Republicans have accused Democrats of making the earmark process secret, calling the money reserved for earmarks in appropriations bills a “slush fund” and plan to use aggressive floor tactics this week to highlight what they perceive as a fundamental rule change.

They will seek to disrupt the process with a series of procedures including offering amendments to each bill to spotlight different earmarks they deem wasteful in last year’s funding bill and  “making the reading clerk read each bill and amendment in its entirety” according to GOP aides.

Tactics could also include filing a discharge petition that would require Democrats to vote again on the Republican earmark reform legislation that was adopted in the 109th Congress.
          
In their weekly leadership colloquy Thursday afternoon, Republican leaders spoke out against the move to push appropriations bills through committee without earmarks and then add them during conference.

“I hope we can work together to find a better solution than to put all of these earmarks in at the last possible minute so they can’t possibly be looked at to any extent,” Minority Whip Roy Blunt (R-Mo.) said. “You…would expect the highly volatile topic of earmarks to be handled in a conference that the members possibly barely have time to look at and the media has even less time to look at it. It is a huge problem, and I hope we can continue to talk about it.”

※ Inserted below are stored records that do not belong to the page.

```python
def res_chain16(y1: Tensor, shortcut: Tensor, weights: Sequence["MfmaWeight"], biases: Sequence[Optional[Tensor]],
                out: Optional[Tensor] = None, quads: bool = False) -> Tensor:
    if quads:
        for t, name in ((y1, "res_chain16 input"), (shortcut, "res_chain16 shortcut")):
            _dev(t, name)
            if t.dim() != 5 or t.shape[1] != 4 or t.shape[4] != 4 or not t.is_contiguous():
                raise RuntimeError(f"{name}: quads layout is a contiguous [N,4,H,W,4] tensor")
        n, _, h, w, _ = y1.shape
        if tuple(shortcut.shape) != tuple(y1.shape):
            raise RuntimeError("res_chain16: input and shortcut differ in shape")
        ptr, y_sn, sp, s_sn = y1.data_ptr(), 16 * h * w, shortcut.data_ptr(), 16 * h * w
    else:
        ptr, y_sn = _planes(y1, "res_chain16 input")
        sp, s_sn = _planes(shortcut, "res_chain16 shortcut")
        n, c, h, w = y1.shape
        if c != 16 or tuple(shortcut.shape) != (n, c, h, w):
            raise RuntimeError("res_chain16: expects two [N,16,H,W] tensors")
    if len(weights) != 3 or len(biases) != 3:
        raise RuntimeError("res_chain16: three layers")
    for wt in weights:
# ... 256 lines not shown
```

Before: 1159 depth-maps/s.

## Port stem stride-2 conv to bf16x3 MFMA with split-plane LDS layout

Adds a bf16x3 variant of the stem kernel. It splits the conv1 output into high, middle and low bf16 planes stored in a parity-decomposed shared-memory layout, then runs the stride-2 16x8x3x3 convolutions with 16x16x32 bf16 MFMAs in place of fp32 16x16x4 MFMAs. Weights are pre-split and packed by a new host-side path. When split3 is on, the tile height defaults to 4 and residency to 3 workgroups per CU, and LDS is now dynamic. The aim is to cut MFMA instruction count in the stem, at the cost of more split arithmetic and LDS, and slightly different rounding.

```diff
diff --git a/include/itermvs_hip.h b/include/itermvs_hip.h
--- a/include/itermvs_hip.h
+++ b/include/itermvs_hip.h
@@ -292,6 +292,12 @@
                          float* y, float* sc, int64_t out_sn, int32_t out_layout, const float* mats, int32_t n_sets, int32_t V, float* proj_out,
                          int32_t* nan_flag, const float* depth_min, const float* depth_max, int32_t Bd, float* inv_min,
                          float* inv_max, void* stream);
+int itermvs_stem_bf16x3(const float* x, int64_t x_sn, int32_t M, int32_t H, int32_t W, const float* w0, const void* w1_split,
+                        float* y, float* sc, int64_t out_sn, int32_t out_layout, void* stream);
+int itermvs_stem_compose_bf16x3(const float* x, int64_t x_sn, int32_t M, int32_t H, int32_t W, const float* w0, const void* w1_split,
+                                float* y, float* sc, int64_t out_sn, int32_t out_layout, const float* mats, int32_t n_sets, int32_t V,
+                                float* proj_out, int32_t* nan_flag, const float* depth_min, const float* depth_max, int32_t Bd,
+                                float* inv_min, float* inv_max, void* stream);
 
 
 
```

Majority Leader Steny Hoyer (D-Md.) responded that the process had to be changed slightly in order to get the appropriations bills through Congress in a timely fashion. Hoyer also said he would be open to hearing the minority’s concerns.

Minority Leader John Boehner (R-Ohio) remained unconvinced.

“By withholding all earmarks until the last second Democrats are hiding wasteful spending from the American people,” Boehner said in a statement on Thursday.  “ This is a sham and a brazen attempt to protect pork-barrel spending….This makes a mockery of the Democrats’ pledge to make the appropriations process more open and transparent, and Republicans will fight at every opportunity to force the majority to restore the reforms we enacted last year.”
        
Rep. Jerry Lewis (R-Calif.) the ranking member of the Appropriation Committee echoed Boehner’s concerns and criticized the Democrats, saying the bills created an unspecified “pot of money” during a recent committee mark up.

“This bill provides $4.3 billion for unspecified projects,” Lewis said.  “What that really means is that the bill before us recommends a $4.3 billion pot of money with zero direction from Congress on how the Corps [of Engineers] should allocate this money.”

Obey responded to Lewis and elaborated on the problem of sifting through the thousands of earmark requests in a timely manner.

“It is my responsibility to try to correct that problem in a way which protects the Congress, in a way which protects this Committee, in a way which protects this Institution, and in a way which protects taxpayers’ money in the process,” Obey said. “Now we have had a reform of the process, under the rubric of transparency.  And under that proposal, when earmarks are presented to the congress, sponsorship of those earmarks must be listed.  I guarantee you, they will be or there will be no earmarks. “        

“I have to sign off on every committee report, I have to sign off and declare to the House whether or not every earmark is described accurately in that report,” Obey added. “And I cannot do that until the staff has run through every single one of these projects.”